Gibraltar!
Wie oft war ich an diesem Felsen früher schon vorbeigefahren, wie hatte ich dem grauen Stein froh bewegt zugewinkt, wenn ich, vom Auslande zurückkehrend, durch die Meerenge fuhr, der treuen Heimat entgegen!
Was hatte ich dieses Mal zu erwarten?
Trotzdem das Anlaufen von Gibraltar nicht auf dem Fahrplan vorgesehen war, fuhr der Dampfer ohne irgendwelche Aufforderung zur Untersuchung in den Hafen ein und ankerte dort. So weit also waren die Italiener schon Sklaven der Engländer geworden!
Sobald das Schiff still lag, kamen zwei Kriegsschiffsbarkassen längsseit, denen ein englischer Seeoffizier, einige Polizeibeamte und mehrere bis an die Zähne bewaffnete englische Matrosen entstiegen.
Ein Glockensignal wurde durch das Schiff gegeben und der Befehl: Sämtliche fremden Passagiere, die nicht Italiener und nicht Engländer sind, auf die Kommandobrücke kommen! Die Stewards gingen herum, suchten alle Räume und Kammern ab, und wie eine Hammelherde, umringt von englischen Matrosen und italienischen Stewards, wurden wir auf die Brücke getrieben.
So ganz wohl war mir dabei nicht zumute!
Aber immerhin hatte ich etwas Vertrauen, da ich, wie ich bald feststellte, der einzige war, der mit einem richtigen Paß mit Photographie ausgerüstet war. Zu meinem großen Unbehagen stellte ich fest, daß wir im ganzen fünf Schweizer waren, von denen mir drei immer schon wegen ihres zurückgezogenen stillen Wesens verdächtig vorgekommen waren. Nur einen Schweizer, den hatte ich noch nicht gesehen, der sah aber auch so dreckig und schmierig aus, daß ich vorsichtshalber etwas zur Seite trat, als er sich neben mich stellte.
Nach ungefähr einer Stunde, nachdem die Passagiere erster Klasse recht oberflächlich und sehr höflich untersucht worden waren, kam die Reihe an uns.
Sechs arme Sünder standen wir da.
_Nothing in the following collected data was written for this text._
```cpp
__device__ __forceinline__ void share_of(int j0, int j1, int part, int parts, float inverse,
                                         int unit_shift, int & begin, int & end)
// ... 29 lines not shown
#pragma unroll
    for (int p = 0; p < P; ++p)
    {
        const double step = (first_index + (double)(p*64))*a.dv;
        v[p] = a.v0_real + step;
        acc[p] = 0.;
    }

    const int piece = item.part*4 + wave, pieces = item.parts*4;
    GeneralList g;
    int fa0, fa1, fb0, fb1, e;
    const bool clipped_in_groups = !a.inner_everywhere && !LBL_ABLATED(a, 64);
    const float inverse = 1.f/(float)pieces;
    share_of(sc.lo, sc.a1, piece, pieces, inverse, clipped_in_groups ? 3 : 0, g.begin[0], e);
    g.count[0] = e - g.begin[0];
    share_of(sc.c1, sc.c2, piece, pieces, inverse, 0, g.begin[1], e);
    g.count[1] = e - g.begin[1];
    share_of(sc.a2, sc.hi, piece, pieces, inverse, clipped_in_groups ? 3 : 0, g.begin[2], e);
    g.count[2] = e - g.begin[2];
    share_of(sc.f1, sc.c1, piece, pieces, inverse, 2, fa0, fa1);
    share_of(sc.c2, sc.f2, piece, pieces, inverse, 2, fb0, fb1);
    g.begin[3] = fa0 + ((fa1 - fa0) & ~3);
    g.count[3] = (fa1 - fa0) & 3;
    g.begin[4] = fb0 + ((fb1 - fb0) & ~3);
    g.count[4] = (fb1 - fb0) & 3;
    if (LBL_ABLATED(a, 4)) { g.count[0] = 0; g.count[2] = 0; }
    if (LBL_ABLATED(a, 8)) { g.count[3] = 0; g.count[4] = 0; }
    if (LBL_ABLATED(a, 16)) { g.count[1] = 0; }
    if (!LBL_ABLATED(a, 2))
    {
        int batches = 1;
        if (P == 4)
        {
            const int * __restrict__ wb = a.wing_bounds + level*kWingBounds;
            const int bound[kWingBounds] = {wb[0], wb[1], wb[2], wb[3]};
            batches = __builtin_amdgcn_readfirstlane(min(wing_batches(bound), a.wing_batches));
        }
        fast_ranges<P>(wing, fa0, fa1, fb0, fb1, batches, v, acc);
    }
    bool slab_in_use = false;
    if (!LBL_ABLATED(a, 1))
    {
        GeneralList walk = g;
        if (clipped_in_groups)
        {
            clipped_ranges<P>(wing, core, g.begin[0], g.count[0], g.begin[2], g.count[2], i0, i1,
                              lane, v, acc);
            walk.count[0] = walk.count[2] = 0;
        }
        general_ranges<P>(wing, core, walk, i0, i1, lane, v, acc);
        if (!LBL_ABLATED(a, 32) && a.levels[level].inner_possible != 0.)
        {
            GeneralList inner = g;
            if (!a.inner_everywhere)
            {
                inner.count[0] = inner.count[2] = inner.count[3] = inner.count[4] = 0;
            }
            slab_in_use = inner_ranges(wing, core, inner, inner_stage[wave], i0, i1, a.v0,
                                       a.n_per_v, a.dv, lane, slab, P);
        }
    }

#pragma unroll
    for (int p = 0; p < P; ++p)
    {
        partial[wave][p][lane] = slab_in_use ? partial[wave][p][lane] + acc[p] : acc[p];
    }
    __syncthreads();

    const bool add_series = a.far_series != nullptr && item.part == 0;
    const double * __restrict__ series = a.far_series +
        ((long long)level*a.n_tiles + tile)*kFarTerms;
    const double u0 = tile_centre(a.v0, a.dv, first_point, last_point);
    auto series_at = [&](double vv) {
        const double u = vv - u0;
        double value = series[kFarTerms - 1];
#pragma unroll
        for (int k = kFarTerms - 2; k >= 0; --k)
        {
            value = __builtin_fma(value, u, series[k]);
        }
        return value;
    };
// ... 113 lines not shown
```

### pylbl_amd/csrc/accumulate_lines.h

```cpp
#pragma once

namespace lbl {

template <int P>
__device__ __forceinline__ void fast_ranges(const LineWing * __restrict__ wing,
                                            int a0, int a1, int b0, int b1, int batches,
                                            const double (&v)[P], double (&acc)[P])
{
    const int qa = (a1 - a0) >> 2;
    const int quads = qa + ((b1 - b0) >> 2);
    int q = 0;
#if LBL_WING_GROUP == 8
    auto eight = [&](int at, WingTerm (&l)[8]) {
        const int ja = at < qa ? a0 + 4*at : b0 + 4*(at - qa);
        const int jb = (at + 1) < qa ? a0 + 4*(at + 1) : b0 + 4*(at + 1 - qa);
#pragma unroll
        for (int i = 0; i < 4; ++i)
        {
            const LineWing wa = wing[ja + i], wb = wing[jb + i];
            l[i] = WingTerm{wa.centre, wa.g2, wa.bl};
            l[4 + i] = WingTerm{wb.centre, wb.g2, wb.bl};
        }
    };
    if (P == 4 && batches > 1)
// ... 385 lines not shown
        return sum + chain_row(l, c, d);
    }
    double num, den;
    row_quotient(l, q, kind, d, num, den);
    return __builtin_fma(num, rcp_newton(den), sum);
}

template <int P>
__device__ __forceinline__ void core_pair(const LineWing & la, const LineWing & lb,
                                          const LineCore * __restrict__ pair,
                                          unsigned rows_a, unsigned rows_b,
                                          const double (&v)[P], double (&acc)[P])
{
    const RegionOne qa = region_one_of(pair), qb = region_one_of(pair + 1);
#pragma unroll
    for (int p = 0; p < P; ++p)
    {
        const double da = v[p] - la.centre, db = v[p] - lb.centre;
        if (__builtin_expect(((rows_a | rows_b) & (0x100u << p)) == 0, 1))
        {
            double na, ta, nb, tb;
            row_quotient(la, qa, rows_a >> p, da, na, ta);
            row_quotient(lb, qb, rows_b >> p, db, nb, tb);
            acc[p] = __builtin_fma(__builtin_fma(na, tb, nb*ta), rcp_newton(ta*tb), acc[p]);
        }
        else
        {
            acc[p] = single_row(la, qa, pair, rows_a >> p, da, acc[p]);
            acc[p] = single_row(lb, qb, pair + 1, rows_b >> p, db, acc[p]);
        }
    }
}

template <int P>
__device__ __forceinline__ void core_lines(const LineWing * __restrict__ wing,
                                           const LineCore * __restrict__ core,
                                           int begin, int count, int i0, int lane,
                                           const double (&v)[P], double (&acc)[P])
{
    for (int base = 0; base < count; base += 64)
    {
        const int n = min(64, count - base);
        const LineCore * __restrict__ mine = core + begin + base + min(lane, n - 1);
        const unsigned all_region_one = rows_inside(mine->mid_first, mine->mid_last, i0, P) &
                                        ~rows_meeting(mine->hole_first, mine->hole_last, i0, P);
        const unsigned near_core = rows_meeting(mine->core_first, mine->core_last, i0, P);
        const unsigned packed = all_region_one | ((near_core & ~all_region_one) << 8);
        for (int k = 0; k < n; k += 2)
        {
            const int j = begin + base + k;
            const LineWing la = wing[j], lb = wing[j + 1];
            core_pair<P>(la, lb, core + j,
                         (unsigned)__builtin_amdgcn_readlane((int)packed, k),
                         (unsigned)__builtin_amdgcn_readlane((int)packed, k + 1), v, acc);
        }
    }
}

template <int P>
__device__ __forceinline__ void general_ranges(const LineWing * __restrict__ wing,
                                               const LineCore * __restrict__ core,
                                               const GeneralList & g, int i0, int i1, int lane,
                                               const double (&v)[P], double (&acc)[P])
{
    core_lines<P>(wing, core, g.begin[1], g.count[1] & ~1, i0, lane, v, acc);
    GeneralList rest = g;
    rest.begin[1] = g.begin[1] + (g.count[1] & ~1);
    rest.count[1] = g.count[1] & 1;
    const int total = rest.count[0] + rest.count[1] + rest.count[2] + rest.count[3] + rest.count[4];
    for (int k = 0; k < total; ++k)
    {
        const int j = general_index(rest, k);
        const LineWing l = wing[j];
        const LineCore c = core[j];
        general_line<P>(l, &c, i0, i1, lane, v, acc);
    }
}
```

Der erste war ein italienisch-schweizerischer Arbeiter, dem der rechte Arm fehlte, seine Frau, eine typische Italienerin, warf sich unter Heulen dem Engländer zu Füßen. Ihren ganzen Anhang aus dem Zwischendeck hatte sie mit heraufgebracht. Alles heulte, und verächtlich sah der Engländer auf die Leute herab. Nach kurzem Verhör wurde der Mann entlassen und war frei.